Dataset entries
_ _ _
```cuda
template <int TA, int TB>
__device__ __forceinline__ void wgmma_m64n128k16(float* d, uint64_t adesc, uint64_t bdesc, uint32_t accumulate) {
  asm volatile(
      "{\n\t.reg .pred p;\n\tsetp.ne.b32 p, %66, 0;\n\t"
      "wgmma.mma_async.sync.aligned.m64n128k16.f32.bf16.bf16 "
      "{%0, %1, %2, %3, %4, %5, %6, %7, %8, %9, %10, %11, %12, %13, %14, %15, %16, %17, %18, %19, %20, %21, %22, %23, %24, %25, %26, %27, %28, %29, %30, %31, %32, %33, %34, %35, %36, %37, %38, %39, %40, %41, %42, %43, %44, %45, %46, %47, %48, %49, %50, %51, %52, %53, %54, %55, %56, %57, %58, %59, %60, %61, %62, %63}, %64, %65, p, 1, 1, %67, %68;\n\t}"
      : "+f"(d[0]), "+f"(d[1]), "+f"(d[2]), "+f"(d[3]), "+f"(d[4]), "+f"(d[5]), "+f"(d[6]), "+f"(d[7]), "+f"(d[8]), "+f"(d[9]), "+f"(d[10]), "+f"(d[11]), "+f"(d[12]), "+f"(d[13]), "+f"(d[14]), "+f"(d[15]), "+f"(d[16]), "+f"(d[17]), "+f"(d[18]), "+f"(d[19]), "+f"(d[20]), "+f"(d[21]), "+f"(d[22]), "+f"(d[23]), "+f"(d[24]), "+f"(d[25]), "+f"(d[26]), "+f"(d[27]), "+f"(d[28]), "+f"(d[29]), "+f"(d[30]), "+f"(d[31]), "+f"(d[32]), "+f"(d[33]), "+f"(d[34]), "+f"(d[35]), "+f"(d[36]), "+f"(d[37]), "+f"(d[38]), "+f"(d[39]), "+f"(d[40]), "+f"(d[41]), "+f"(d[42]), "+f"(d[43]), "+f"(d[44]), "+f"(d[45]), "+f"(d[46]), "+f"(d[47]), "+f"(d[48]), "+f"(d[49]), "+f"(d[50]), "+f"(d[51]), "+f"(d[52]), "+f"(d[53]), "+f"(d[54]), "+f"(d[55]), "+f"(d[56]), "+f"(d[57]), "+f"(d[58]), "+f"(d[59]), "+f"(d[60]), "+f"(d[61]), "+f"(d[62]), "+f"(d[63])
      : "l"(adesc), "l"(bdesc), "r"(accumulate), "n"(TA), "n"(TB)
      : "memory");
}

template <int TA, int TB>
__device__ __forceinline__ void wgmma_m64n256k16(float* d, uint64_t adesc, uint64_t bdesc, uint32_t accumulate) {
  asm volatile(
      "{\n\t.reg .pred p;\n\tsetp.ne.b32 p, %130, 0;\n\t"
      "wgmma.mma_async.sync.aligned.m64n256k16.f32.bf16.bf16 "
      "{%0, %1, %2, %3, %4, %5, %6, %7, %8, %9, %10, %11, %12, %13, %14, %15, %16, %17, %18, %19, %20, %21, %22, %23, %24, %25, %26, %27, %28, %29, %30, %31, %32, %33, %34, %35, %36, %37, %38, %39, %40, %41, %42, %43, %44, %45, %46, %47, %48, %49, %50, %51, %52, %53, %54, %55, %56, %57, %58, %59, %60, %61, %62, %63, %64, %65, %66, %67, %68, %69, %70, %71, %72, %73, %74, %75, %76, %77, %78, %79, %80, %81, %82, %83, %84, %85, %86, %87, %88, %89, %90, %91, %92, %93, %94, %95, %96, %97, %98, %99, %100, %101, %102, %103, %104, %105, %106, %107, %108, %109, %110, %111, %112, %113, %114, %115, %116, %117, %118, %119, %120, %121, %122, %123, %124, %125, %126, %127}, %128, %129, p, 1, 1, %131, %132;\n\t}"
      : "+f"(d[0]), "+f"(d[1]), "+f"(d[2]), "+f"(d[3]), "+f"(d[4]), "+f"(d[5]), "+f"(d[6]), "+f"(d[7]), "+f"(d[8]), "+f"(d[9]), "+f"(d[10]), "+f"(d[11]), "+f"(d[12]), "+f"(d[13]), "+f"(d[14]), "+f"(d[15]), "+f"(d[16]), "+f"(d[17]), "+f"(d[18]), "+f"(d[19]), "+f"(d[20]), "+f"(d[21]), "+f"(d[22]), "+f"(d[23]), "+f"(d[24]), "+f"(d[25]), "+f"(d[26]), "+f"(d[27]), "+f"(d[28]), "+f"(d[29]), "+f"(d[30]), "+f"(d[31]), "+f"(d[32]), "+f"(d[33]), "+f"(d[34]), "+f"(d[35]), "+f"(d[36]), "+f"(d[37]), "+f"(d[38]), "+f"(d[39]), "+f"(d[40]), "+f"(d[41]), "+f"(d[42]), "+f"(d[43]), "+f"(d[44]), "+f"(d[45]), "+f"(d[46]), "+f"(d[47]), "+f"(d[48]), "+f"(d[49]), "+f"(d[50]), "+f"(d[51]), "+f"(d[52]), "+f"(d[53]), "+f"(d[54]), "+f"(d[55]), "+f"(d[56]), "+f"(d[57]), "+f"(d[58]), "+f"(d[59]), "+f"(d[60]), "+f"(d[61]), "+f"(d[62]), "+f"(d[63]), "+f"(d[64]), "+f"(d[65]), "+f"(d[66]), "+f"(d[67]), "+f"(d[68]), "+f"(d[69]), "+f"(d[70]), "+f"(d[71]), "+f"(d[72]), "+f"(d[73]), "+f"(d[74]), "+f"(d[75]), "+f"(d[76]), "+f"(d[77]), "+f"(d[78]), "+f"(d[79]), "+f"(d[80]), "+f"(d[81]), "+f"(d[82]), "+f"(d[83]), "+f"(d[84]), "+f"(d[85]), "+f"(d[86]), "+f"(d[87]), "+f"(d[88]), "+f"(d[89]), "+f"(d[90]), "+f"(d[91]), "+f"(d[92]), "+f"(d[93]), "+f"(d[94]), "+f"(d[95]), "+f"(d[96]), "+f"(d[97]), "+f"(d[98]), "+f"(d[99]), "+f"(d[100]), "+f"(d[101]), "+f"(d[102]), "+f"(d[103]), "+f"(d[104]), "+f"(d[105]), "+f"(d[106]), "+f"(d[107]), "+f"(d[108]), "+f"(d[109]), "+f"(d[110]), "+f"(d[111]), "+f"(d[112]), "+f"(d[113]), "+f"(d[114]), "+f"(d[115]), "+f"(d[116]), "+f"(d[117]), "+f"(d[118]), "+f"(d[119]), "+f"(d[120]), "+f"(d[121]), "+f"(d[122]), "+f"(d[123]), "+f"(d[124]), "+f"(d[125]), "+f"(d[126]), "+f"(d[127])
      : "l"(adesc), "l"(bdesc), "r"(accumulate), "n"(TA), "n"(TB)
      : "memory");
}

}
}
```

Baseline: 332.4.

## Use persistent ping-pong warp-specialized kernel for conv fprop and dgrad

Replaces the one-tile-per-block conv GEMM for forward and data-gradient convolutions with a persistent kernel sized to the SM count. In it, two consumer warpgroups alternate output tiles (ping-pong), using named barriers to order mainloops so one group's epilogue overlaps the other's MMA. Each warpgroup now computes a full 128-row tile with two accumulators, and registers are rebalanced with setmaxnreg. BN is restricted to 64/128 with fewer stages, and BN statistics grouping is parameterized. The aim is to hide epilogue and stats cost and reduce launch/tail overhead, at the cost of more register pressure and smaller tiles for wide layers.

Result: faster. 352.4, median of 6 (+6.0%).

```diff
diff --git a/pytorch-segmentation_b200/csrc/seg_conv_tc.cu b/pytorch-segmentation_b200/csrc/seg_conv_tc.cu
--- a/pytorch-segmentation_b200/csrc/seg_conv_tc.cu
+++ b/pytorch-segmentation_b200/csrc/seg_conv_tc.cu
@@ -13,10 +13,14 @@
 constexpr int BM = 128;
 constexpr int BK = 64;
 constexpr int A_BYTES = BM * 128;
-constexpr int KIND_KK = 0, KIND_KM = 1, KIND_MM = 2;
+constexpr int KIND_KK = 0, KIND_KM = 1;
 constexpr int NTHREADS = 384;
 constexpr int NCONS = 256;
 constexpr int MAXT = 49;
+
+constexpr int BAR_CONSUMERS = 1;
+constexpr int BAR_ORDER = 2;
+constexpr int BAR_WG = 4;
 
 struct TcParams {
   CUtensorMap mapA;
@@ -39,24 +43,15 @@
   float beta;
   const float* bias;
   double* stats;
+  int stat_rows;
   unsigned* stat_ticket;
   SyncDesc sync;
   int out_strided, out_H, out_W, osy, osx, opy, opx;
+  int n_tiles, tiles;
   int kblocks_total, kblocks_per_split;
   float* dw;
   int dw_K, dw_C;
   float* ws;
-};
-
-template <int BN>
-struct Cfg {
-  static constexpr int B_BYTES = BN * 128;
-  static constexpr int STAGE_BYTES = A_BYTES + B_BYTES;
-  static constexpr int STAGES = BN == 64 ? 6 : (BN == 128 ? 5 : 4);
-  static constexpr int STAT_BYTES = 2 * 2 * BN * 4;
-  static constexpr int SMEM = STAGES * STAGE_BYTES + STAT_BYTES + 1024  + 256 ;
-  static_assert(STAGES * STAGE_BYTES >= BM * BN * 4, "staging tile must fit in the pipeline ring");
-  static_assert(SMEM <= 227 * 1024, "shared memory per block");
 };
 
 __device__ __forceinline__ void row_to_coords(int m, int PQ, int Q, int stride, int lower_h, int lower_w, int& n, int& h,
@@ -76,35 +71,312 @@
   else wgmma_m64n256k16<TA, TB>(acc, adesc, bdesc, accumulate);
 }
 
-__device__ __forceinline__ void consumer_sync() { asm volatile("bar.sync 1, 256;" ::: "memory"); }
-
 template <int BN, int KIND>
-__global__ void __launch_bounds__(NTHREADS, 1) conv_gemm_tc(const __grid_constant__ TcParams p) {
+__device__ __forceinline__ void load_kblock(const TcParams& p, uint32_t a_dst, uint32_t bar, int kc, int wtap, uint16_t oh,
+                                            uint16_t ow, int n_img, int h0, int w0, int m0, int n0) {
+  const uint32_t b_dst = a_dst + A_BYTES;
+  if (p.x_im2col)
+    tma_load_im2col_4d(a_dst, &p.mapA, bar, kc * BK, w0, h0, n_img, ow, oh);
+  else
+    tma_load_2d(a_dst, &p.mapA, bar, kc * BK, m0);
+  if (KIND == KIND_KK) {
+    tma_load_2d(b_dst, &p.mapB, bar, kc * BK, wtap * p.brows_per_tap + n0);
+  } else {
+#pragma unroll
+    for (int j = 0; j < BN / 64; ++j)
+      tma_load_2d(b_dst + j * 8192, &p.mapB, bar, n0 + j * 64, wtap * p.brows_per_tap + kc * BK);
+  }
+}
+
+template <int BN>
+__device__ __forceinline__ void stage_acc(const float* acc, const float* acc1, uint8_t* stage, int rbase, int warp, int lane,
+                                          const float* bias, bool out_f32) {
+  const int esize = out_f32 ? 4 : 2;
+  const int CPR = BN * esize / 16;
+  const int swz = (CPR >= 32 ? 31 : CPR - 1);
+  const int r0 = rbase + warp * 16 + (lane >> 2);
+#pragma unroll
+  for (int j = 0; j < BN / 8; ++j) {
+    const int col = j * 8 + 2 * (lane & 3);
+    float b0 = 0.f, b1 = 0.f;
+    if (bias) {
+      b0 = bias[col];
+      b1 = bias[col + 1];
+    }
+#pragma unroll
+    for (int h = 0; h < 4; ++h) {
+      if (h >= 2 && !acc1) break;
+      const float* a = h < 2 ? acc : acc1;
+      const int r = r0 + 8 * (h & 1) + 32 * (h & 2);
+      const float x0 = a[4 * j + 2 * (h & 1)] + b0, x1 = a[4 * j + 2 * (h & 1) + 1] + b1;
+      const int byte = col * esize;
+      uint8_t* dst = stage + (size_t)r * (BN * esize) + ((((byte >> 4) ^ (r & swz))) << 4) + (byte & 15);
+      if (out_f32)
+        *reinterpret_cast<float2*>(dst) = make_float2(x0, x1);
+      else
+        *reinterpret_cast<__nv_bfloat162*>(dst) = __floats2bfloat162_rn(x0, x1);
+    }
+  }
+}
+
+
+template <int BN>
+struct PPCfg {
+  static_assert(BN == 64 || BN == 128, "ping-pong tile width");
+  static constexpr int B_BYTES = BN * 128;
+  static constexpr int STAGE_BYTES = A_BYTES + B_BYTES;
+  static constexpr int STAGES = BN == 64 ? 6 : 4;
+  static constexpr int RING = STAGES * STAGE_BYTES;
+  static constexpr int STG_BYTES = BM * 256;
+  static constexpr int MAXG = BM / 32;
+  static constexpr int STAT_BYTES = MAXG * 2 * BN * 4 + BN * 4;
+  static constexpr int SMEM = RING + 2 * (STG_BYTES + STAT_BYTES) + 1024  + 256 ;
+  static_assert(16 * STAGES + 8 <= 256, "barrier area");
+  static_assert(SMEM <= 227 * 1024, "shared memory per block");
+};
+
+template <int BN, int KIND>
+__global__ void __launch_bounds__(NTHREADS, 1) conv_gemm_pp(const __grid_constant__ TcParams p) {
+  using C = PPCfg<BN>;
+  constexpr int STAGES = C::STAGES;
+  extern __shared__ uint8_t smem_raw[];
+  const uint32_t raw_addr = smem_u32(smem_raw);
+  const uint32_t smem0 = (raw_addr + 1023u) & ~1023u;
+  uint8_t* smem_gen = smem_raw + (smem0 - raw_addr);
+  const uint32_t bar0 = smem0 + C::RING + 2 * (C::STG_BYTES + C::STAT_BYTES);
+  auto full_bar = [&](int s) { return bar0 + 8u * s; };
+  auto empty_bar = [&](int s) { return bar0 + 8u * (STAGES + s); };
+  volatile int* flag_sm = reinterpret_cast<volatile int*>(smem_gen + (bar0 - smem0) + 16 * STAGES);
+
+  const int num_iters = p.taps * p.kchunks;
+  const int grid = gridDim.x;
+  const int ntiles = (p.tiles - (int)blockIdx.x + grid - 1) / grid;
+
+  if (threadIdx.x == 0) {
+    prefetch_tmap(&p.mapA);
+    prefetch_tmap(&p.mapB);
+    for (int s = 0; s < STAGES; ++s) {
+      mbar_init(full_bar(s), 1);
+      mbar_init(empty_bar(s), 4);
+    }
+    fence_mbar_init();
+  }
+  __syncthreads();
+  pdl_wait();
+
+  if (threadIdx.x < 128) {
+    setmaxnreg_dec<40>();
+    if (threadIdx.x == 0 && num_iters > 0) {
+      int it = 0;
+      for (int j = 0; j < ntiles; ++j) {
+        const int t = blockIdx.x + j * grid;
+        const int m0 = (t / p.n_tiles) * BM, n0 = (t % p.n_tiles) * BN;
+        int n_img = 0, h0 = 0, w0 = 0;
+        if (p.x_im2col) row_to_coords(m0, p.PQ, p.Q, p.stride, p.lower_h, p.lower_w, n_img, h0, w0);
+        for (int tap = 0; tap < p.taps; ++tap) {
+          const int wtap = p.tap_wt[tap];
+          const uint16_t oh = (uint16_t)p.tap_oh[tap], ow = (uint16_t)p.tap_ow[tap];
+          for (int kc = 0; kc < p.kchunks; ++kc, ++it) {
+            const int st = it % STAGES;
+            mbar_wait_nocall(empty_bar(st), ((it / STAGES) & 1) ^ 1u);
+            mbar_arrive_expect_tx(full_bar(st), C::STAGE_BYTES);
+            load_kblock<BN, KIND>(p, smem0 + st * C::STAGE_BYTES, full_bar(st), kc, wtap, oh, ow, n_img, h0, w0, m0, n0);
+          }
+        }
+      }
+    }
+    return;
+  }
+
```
_ _ _
What is expected –
Across the entries above, find each line with the word "ntiles" and please copy it out.

Output below –
+  const int ntiles = (p.tiles - (int)blockIdx.x + grid - 1) / grid;
+      for (int j = 0; j < ntiles; ++j) {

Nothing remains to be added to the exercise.